Provided entries Block Start

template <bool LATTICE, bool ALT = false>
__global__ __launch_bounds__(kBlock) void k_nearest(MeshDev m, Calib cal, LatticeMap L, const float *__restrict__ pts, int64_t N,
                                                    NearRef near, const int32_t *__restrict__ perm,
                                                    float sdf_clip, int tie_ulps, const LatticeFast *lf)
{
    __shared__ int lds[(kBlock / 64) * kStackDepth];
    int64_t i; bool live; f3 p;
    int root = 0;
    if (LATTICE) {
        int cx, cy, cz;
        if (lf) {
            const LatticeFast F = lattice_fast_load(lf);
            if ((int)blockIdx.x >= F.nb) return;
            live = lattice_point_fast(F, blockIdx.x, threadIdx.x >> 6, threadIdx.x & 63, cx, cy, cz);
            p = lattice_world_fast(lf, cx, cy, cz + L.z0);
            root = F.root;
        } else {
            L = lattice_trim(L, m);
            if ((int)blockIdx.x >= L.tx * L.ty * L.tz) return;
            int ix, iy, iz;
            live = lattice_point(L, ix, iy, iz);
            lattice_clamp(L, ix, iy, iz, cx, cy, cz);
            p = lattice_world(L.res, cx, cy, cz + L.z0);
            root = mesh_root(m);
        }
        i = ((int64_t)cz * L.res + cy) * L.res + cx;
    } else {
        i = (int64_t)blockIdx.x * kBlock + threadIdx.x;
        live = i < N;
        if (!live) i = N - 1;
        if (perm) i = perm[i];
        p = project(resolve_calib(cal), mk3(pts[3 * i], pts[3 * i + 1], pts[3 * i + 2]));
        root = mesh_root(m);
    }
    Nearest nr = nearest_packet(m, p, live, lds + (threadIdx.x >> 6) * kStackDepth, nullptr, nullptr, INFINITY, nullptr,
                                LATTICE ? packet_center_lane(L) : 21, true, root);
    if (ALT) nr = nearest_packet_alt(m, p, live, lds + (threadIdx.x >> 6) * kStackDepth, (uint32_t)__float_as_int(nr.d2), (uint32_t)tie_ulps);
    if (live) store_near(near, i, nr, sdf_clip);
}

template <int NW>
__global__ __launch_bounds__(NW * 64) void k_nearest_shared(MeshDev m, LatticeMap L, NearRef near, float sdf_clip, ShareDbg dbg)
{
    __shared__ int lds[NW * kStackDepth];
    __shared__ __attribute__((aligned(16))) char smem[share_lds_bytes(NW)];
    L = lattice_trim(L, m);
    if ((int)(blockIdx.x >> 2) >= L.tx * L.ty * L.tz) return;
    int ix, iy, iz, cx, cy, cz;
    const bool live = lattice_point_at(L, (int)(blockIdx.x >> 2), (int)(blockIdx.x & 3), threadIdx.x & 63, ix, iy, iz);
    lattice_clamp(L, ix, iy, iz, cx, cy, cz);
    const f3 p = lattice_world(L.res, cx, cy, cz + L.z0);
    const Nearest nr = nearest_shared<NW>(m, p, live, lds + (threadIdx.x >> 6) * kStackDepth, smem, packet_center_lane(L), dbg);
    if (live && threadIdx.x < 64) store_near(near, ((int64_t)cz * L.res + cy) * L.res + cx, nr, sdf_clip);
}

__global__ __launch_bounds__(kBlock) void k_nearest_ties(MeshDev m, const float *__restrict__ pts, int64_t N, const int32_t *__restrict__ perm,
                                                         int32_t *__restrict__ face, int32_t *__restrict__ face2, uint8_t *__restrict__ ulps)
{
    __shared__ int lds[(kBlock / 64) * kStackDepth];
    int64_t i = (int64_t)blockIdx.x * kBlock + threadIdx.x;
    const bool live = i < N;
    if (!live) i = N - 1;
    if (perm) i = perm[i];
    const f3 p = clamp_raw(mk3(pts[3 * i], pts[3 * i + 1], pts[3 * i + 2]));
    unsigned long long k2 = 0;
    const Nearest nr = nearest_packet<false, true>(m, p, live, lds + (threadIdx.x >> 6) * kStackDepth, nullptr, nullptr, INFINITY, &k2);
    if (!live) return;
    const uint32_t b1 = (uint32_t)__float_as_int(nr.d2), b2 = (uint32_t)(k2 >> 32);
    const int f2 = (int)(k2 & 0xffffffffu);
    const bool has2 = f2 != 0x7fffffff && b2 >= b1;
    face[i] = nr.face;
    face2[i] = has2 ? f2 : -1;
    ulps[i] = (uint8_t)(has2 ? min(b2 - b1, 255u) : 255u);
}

Provided entries Block End
Provided entries Block Start

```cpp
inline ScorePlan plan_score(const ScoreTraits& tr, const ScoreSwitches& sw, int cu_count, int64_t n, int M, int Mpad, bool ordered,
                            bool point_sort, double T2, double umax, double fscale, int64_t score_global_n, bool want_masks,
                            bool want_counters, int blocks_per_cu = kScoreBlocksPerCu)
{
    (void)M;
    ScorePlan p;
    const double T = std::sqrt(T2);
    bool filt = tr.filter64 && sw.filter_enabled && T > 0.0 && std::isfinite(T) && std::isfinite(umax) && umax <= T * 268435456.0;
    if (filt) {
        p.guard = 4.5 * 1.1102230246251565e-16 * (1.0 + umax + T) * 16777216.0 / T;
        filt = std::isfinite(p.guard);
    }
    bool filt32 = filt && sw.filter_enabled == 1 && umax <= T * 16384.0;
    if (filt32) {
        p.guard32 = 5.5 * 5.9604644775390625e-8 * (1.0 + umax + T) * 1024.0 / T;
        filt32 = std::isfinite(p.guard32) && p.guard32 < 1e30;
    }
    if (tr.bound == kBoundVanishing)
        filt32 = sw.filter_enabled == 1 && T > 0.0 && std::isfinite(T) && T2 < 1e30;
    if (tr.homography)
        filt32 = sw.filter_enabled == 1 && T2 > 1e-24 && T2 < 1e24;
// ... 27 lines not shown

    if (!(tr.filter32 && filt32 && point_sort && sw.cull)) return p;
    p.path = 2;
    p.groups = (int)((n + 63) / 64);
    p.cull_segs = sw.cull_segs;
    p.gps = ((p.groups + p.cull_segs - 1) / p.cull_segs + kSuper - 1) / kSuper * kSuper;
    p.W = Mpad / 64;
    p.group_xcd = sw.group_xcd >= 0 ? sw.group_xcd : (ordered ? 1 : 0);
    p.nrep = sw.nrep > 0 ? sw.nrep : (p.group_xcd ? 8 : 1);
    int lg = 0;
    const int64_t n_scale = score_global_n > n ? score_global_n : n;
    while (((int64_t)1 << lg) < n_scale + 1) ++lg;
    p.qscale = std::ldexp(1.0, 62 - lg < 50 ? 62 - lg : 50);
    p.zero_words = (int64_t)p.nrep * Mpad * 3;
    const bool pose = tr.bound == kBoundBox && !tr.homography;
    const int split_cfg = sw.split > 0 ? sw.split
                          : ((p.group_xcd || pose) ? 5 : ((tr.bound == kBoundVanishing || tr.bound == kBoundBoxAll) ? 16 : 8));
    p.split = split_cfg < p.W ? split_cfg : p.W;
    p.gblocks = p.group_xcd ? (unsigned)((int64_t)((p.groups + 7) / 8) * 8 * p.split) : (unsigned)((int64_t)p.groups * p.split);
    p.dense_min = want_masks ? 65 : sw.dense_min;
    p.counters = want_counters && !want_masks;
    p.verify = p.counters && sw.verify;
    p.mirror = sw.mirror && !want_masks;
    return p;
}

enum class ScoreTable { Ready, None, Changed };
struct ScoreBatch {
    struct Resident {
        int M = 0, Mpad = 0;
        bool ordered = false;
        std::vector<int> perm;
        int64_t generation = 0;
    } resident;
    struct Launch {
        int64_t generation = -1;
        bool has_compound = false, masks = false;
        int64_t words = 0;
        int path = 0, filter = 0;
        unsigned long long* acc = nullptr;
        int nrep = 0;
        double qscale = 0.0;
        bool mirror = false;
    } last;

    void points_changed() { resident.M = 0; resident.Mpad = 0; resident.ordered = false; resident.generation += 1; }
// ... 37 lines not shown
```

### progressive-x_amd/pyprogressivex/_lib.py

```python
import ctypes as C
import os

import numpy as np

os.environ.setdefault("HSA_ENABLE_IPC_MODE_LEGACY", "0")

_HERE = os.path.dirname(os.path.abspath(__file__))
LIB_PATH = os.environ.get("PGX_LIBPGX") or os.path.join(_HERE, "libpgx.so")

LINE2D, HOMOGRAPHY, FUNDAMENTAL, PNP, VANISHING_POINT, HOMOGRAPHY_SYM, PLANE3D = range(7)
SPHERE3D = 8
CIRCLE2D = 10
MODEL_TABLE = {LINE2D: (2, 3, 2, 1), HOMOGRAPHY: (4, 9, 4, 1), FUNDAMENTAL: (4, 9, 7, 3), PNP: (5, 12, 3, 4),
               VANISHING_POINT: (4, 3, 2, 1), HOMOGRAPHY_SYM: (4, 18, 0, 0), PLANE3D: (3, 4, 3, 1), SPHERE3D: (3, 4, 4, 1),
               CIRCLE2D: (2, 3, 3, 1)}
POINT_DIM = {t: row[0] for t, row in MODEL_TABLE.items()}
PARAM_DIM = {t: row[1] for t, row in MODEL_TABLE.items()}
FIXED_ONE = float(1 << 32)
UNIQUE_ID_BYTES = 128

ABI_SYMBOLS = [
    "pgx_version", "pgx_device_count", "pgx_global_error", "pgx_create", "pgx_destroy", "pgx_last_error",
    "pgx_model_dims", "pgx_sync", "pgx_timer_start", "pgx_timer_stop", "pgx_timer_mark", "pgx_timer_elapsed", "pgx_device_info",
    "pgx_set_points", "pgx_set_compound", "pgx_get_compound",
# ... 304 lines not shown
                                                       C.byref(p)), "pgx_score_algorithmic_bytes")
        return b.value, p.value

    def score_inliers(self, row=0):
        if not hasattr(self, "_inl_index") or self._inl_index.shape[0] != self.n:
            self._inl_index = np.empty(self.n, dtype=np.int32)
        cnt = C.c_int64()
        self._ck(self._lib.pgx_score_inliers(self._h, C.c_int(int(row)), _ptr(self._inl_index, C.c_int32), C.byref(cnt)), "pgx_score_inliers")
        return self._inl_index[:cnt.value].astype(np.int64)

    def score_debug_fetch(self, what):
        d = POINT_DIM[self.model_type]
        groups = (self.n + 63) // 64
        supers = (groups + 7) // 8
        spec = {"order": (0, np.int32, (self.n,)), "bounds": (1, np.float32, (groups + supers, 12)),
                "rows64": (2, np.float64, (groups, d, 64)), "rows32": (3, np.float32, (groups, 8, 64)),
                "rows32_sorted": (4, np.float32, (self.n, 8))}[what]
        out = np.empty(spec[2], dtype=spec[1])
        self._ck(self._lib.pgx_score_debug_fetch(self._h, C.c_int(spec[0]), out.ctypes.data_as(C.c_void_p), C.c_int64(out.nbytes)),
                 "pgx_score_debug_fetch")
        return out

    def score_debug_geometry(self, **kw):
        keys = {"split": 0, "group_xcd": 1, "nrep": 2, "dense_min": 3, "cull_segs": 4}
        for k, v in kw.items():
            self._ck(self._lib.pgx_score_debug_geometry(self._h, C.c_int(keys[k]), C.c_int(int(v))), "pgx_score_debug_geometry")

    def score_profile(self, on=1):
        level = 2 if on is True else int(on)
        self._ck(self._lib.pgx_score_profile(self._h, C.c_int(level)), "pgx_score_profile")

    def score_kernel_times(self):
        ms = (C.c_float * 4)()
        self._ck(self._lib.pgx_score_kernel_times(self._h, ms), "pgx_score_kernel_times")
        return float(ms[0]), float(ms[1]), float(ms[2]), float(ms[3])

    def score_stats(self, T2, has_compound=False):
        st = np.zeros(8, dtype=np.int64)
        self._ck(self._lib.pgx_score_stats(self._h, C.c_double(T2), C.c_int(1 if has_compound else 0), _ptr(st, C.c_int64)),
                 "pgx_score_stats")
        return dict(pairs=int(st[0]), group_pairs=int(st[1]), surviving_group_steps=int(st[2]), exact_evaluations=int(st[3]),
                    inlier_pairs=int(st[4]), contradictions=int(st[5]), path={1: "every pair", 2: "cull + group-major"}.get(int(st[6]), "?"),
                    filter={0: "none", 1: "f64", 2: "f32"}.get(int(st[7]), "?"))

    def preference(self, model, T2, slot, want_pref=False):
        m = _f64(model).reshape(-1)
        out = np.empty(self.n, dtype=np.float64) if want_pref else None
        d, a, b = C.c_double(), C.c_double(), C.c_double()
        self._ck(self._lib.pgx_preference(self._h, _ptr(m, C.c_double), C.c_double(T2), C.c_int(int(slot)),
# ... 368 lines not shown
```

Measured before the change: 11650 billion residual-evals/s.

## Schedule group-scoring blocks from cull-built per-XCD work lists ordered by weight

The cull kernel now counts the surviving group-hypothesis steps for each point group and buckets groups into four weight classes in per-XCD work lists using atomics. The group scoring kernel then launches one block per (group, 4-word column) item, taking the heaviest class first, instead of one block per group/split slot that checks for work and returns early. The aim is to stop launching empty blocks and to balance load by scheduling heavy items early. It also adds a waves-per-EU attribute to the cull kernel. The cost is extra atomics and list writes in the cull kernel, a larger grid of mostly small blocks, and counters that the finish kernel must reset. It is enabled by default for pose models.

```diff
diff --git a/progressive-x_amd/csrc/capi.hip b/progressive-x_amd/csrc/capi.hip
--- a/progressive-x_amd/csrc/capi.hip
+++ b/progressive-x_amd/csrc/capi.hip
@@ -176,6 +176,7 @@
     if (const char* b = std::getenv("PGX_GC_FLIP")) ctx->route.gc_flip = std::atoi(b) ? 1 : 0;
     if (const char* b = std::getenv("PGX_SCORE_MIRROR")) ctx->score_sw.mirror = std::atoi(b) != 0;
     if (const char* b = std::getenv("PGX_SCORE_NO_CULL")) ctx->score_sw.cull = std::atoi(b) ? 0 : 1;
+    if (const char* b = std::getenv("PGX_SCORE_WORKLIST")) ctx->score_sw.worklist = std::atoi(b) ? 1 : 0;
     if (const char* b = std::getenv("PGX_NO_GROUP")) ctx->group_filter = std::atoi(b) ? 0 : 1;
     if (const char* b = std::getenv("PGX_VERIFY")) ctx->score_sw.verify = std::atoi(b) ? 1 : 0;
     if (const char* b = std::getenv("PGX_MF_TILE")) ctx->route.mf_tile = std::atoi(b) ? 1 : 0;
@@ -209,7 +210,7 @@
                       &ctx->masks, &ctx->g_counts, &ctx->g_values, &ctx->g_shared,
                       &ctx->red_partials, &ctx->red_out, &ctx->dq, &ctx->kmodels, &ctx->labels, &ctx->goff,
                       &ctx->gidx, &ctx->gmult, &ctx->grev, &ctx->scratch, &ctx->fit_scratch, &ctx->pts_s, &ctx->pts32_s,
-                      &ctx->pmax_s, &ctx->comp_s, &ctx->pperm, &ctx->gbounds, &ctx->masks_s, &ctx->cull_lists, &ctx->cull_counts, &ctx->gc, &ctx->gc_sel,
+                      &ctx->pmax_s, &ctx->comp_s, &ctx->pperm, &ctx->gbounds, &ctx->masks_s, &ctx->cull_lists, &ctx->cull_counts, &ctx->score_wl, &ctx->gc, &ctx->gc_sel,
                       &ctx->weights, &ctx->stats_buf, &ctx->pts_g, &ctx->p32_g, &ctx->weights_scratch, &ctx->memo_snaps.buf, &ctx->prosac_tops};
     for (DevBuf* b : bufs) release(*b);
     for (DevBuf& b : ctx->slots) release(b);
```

Provided entries Block End

▶ [Task objective]: Lines with "mirror": copy every one of them from the listing above.

▶ [Response area]:
    p.mirror = sw.mirror && !want_masks;
        bool mirror = false;
     if (const char* b = std::getenv("PGX_SCORE_MIRROR")) ctx->score_sw.mirror = std::atoi(b) != 0;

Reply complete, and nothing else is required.